# MS trailers Kinect’s sign-language capability



## Ares (Nov 23, 2009)

*Microsoft trailers Kinect’s sign-language capability*

Microsoft has released a new video that showcases current-gen Kinect’s ability to understand sign-language and transcribe it into text. The tech is currently proficient in American and Chinese, but has the potential to extend to other languages.








Gaming Target reports that Microsoft Research has tested the tech at its lab in Beijing and had this to say about the breakthrough:

“Kinect, with its ability to provide depth information and color data simultaneously, makes it easier to track hand and body actions more accurately—and quickly. 

In this project—which is being shown during the demofest portion of faculty summit 2013, which brings more than 400 academic researchers to Microsoft headquarters to share insight into impactful research—the hand tracking leads to a process of 3-D motion-trajectory alignment and matching for individual words in sign language. 

“The words are generated via hand tracking by the Konect for Windows software and then normalized, and matching scores are computed to identify the most relevant candidates when a signed word is analyzed.”

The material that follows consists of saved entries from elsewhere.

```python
class GraphedWatermarkLoop:

    def __init__(self, model, optimizer, render_kwargs, data, lambda_w=1.0, lambda_i=1.0, lr_lambda=None, headroom=0.0, native_dense_adam=True,
                 overlap_content=True, march_ahead=None, presum_in_adam=True, stage_in_graph=True, content_headroom=None,
                 content_sampler=None, fixed_blocks=False, distortion="none", distortion_seed=0):
        self.distortion = None if distortion in (None, "none") else (distortion if isinstance(distortion, DistortionLayer) else DistortionLayer(distortion, distortion_seed))
        self.march_ahead = overlap_content if march_ahead is None else bool(march_ahead)
        self.fixed_blocks = bool(fixed_blocks)
        self._refix_pending = False
        self._kept_key = None
        self.content_sampler = content_sampler
        self.presum_in_adam = bool(presum_in_adam)
        self.stage_in_graph = bool(stage_in_graph)
        self._s_for = None
        self.marched = None
        self._pending_content = None
        self.native_dense_adam = native_dense_adam
        self.side_stream = torch.cuda.Stream() if overlap_content else None
        self.plan_stream = self.side_stream
        self.weights_stream = self.side_stream
        self.content_backward_first = False
        if not hasattr(optimizer, "step_shared_sel"):
            raise TypeError("GraphedWatermarkLoop needs nerf_signature_amd.optim.CodebookAdam(capturable=True)")
        if not any(t.requires_grad for t in model.msg_encoder.tables()):
            raise NotImplementedError("GraphedWatermarkLoop captures the step that trains the codebook; with a frozen codebook "
                                      "(finetune_decoder=True) drive the model with WatermarkLoop")
        self.model, self.optimizer = model, optimizer
        self.render_kwargs = dict(render_kwargs)
        self.lambda_w, self.lambda_i = lambda_w, lambda_i
        self.lr_lambda, self.headroom = lr_lambda, headroom
        self.content_headroom = headroom if content_headroom is None else content_headroom
        dev = next(model.parameters()).device
        self.device = dev
        self._warm_sink = torch.zeros(1, dtype=torch.float32, device=dev)
        D = model.message_dim
        self.sink = fo.GradSink(dev, tail=sum(p.numel() for p in model.msg_decoder.parameters()))
# ... 52 lines not shown
        _prepare_device_state(self.optimizer, self.tables)
        kinds = [lambda t: t.data]
        if optimizer_state:
            dp_state = self.optimizer.state
            kinds += [lambda t, k=k: dp_state[t][k] for k in ("exp_avg", "exp_avg_sq", "step") if all(k in dp_state[t] for t in self.tables)]
        for get in kinds:
            own = torch.stack([get(t).reshape(-1) for t in self.tables[2 * b0:2 * b1]])
            every = torch.empty((world,) + tuple(own.shape), dtype=own.dtype, device=own.device)
            dp._all_gather_into(every.view(world * own.shape[0], -1), own)
            for i, t in enumerate(self.tables):
                get(t).reshape(-1).copy_(every.view(len(self.tables), -1)[i])
        from .optim import _bump_versions
        _bump_versions(self.tables)
        self.model._codebook_stale = False

    def close(self):
        self.gather_codebook()
        self.model.codebook_shard = None
        self.model.device_select = False
        self.model.point_capacity = None
        if self in getattr(self.model, "_graphed_loops", ()):
            self.model._graphed_loops.remove(self)

    def _forward_backward(self):
        if self.stage_in_graph and torch.cuda.is_current_stream_capturing():
            nv.call("loop_step_begin", nv.ptr(self.sink.G), self.sink.G.numel(), ctypes.c_void_p(self.ring_dev), len(self.msg_ring),
                    self.stage_width, nv.ptr(self.stage_counter), nv.ptr(self.msg_all), nv.stream())
        else:
            self.sink.zero_()
            if self.content_sampler is not None and torch.cuda.is_current_stream_capturing():
                self.stage_counter += 1
        if self.content_sampler is not None:
            ct = self.data["content"]
            self.content_sampler.sample_into(self.stage_counter, ct["rays_o"], ct["rays_d"], ct["images"])
        if self.distortion is not None and self.distortion.name != "scaling":
            o = self.data["watermark"]["rays_o_block"]
            self.distortion.draw_on_device(self.stage_counter, tuple(o.shape), o.device)
        prev = fo.set_plan_stream(self.plan_stream)
        try:
            out = train_step(self.model, self.data, self.msg_dev, self.render_kwargs, self.lambda_w, self.lambda_i, side_stream=self.side_stream,
                             presum_first=self.marched is not None,
                             presum_adopt=self.presum_in_adam and torch.cuda.is_current_stream_capturing(),
                             blocks_first=self.side_stream is not None and self._blocks_issued_first(),
                             content_backward_now=(self.lambda_i * dp.content_grad_scale(self.sharded)) if (self.content_backward_first and self.side_stream is not None) else None,
                             distortion=self.distortion)
        finally:
            fo.set_plan_stream(prev)
        set_weights_stream(self.weights_stream)
        set_grad_arena(self.sink.tail)
        try:
            backward_from_loss_kernel(out, dp.content_grad_scale(self.sharded), self.side_stream, self.content_backward_first)
        finally:
            set_weights_stream(None)
            set_grad_arena(None)
        join_stream(torch.cuda.current_stream(), self.side_stream)
        if self.weights_stream is not self.side_stream:
            join_stream(torch.cuda.current_stream(), self.weights_stream)
        return out

    def _optimise(self, defer_collective=False):
        post = None
        scale = 1.0 / world_size() if self.native_dense_adam else 1.0
        scale_cb = 1.0 if (self.sharded and self.native_dense_adam) else scale
        tables, msg, msg_next = self.tables, self.msg_dev, self.msg_next_dev
        if self.opt_shard is not None:
            b0, b1 = self.opt_shard
            tables, msg, msg_next = self.tables[2 * b0:2 * b1], self.msg_dev[b0:b1], self.msg_next_dev[b0:b1]
        if self.presum_in_adam:
            S = self.model._presum_cache[1]
            self.optimizer.step_shared_sel(tables, msg, self.sink.G, self.lr_dev, scale_cb, next_message_dev=msg_next, S_next=S)
            if self.opt_shard is not None:
                import torch.distributed as dist
                post = lambda: dp.collective(lambda: dist.all_reduce(S, op=dist.ReduceOp.SUM), last=True, name="all_reduce_presum")
        else:
            self.optimizer.step_shared_sel(tables, msg, self.sink.G, self.lr_dev, scale_cb)
        if self.native_dense_adam:
            self.optimizer.step_dense(self.lr_dev, scale)
        else:
            self.optimizer.step()
        if post is not None and not defer_collective:
            post()
            post = None
        return post

    def _march_ahead(self):
        kw, wm = self.render_kwargs, self.data["watermark"]
        args = (kw.get("dt_gamma", 0), kw.get("max_steps", 1024))
# ... 153 lines not shown
            self._fix_blocks()
        side = torch.cuda.Stream()
        side.wait_stream(torch.cuda.current_stream())
        with torch.cuda.stream(side):
            for _ in range(3):
                self.optimizer.zero_grad(set_to_none=True)
                self._forward_backward()
                self.exchange(self.sink.G)
                self._optimise()
        torch.cuda.current_stream().wait_stream(side)
        torch.cuda.synchronize()
        self._restore(snapshot)

        self.variants = {}
        if self.distortion is not None and self.distortion.name == "scaling":
            W = self.data["watermark"]["rays_o_block"].shape[2]
            a_factor_of = {scaled_width(W, f): f for f in (0.75 + 0.5 * i / 4096.0 for i in range(4096))}
            for w in sorted(a_factor_of):
                self.distortion.set_scaling(a_factor_of[w])
                self.variants[w] = self._capture(cap_block, cap_content)
        else:
            self.variants[None] = self._capture(cap_block, cap_content)
        self._select(next(iter(self.variants)))
        return self

    def _select(self, key):
        v = self.variants[key]
        self.segments, self.between, self.graphs, self.out = v["segments"], v["between"], v["graphs"], v["out"]
        self.capacity_rows, self.capacities = v["capacity_rows"], v["capacities"]

    def _capture(self, cap_block, cap_content):
        model = self.model
        self.optimizer.zero_grad(set_to_none=True)
        if self.march_ahead and not self.fixed_blocks:
            self._march_ahead()
        self.segments, self.between = [torch.cuda.CUDAGraph()], []

        open_capture = [True]

        def boundary(fn, last=False):
            self.segments[-1].capture_end()
            fo.forget_plan_events()
            self.model._presum_event = None
            self.between.append(fn)
            if last:
                open_capture[0] = False
# ... 98 lines not shown
```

It’s a big step for those with impaired hearing, and it could be a useful tool for opening up Xbox and Windows to all users, regardless of impairments. What do you think?

Source: VG24/7


----------



## Tonto (Jun 30, 2007)

I like being able to hear during games. I get a lot of clues from the soundtrack that I can't imagine signing being able to accomplish/portray without taking away from the game experience.

On the other hand I can see a use for the reverse...talking into the mic & the on screen character signing so the hearing impaired person can understand what you are saying. Anybody could sign this way.


----------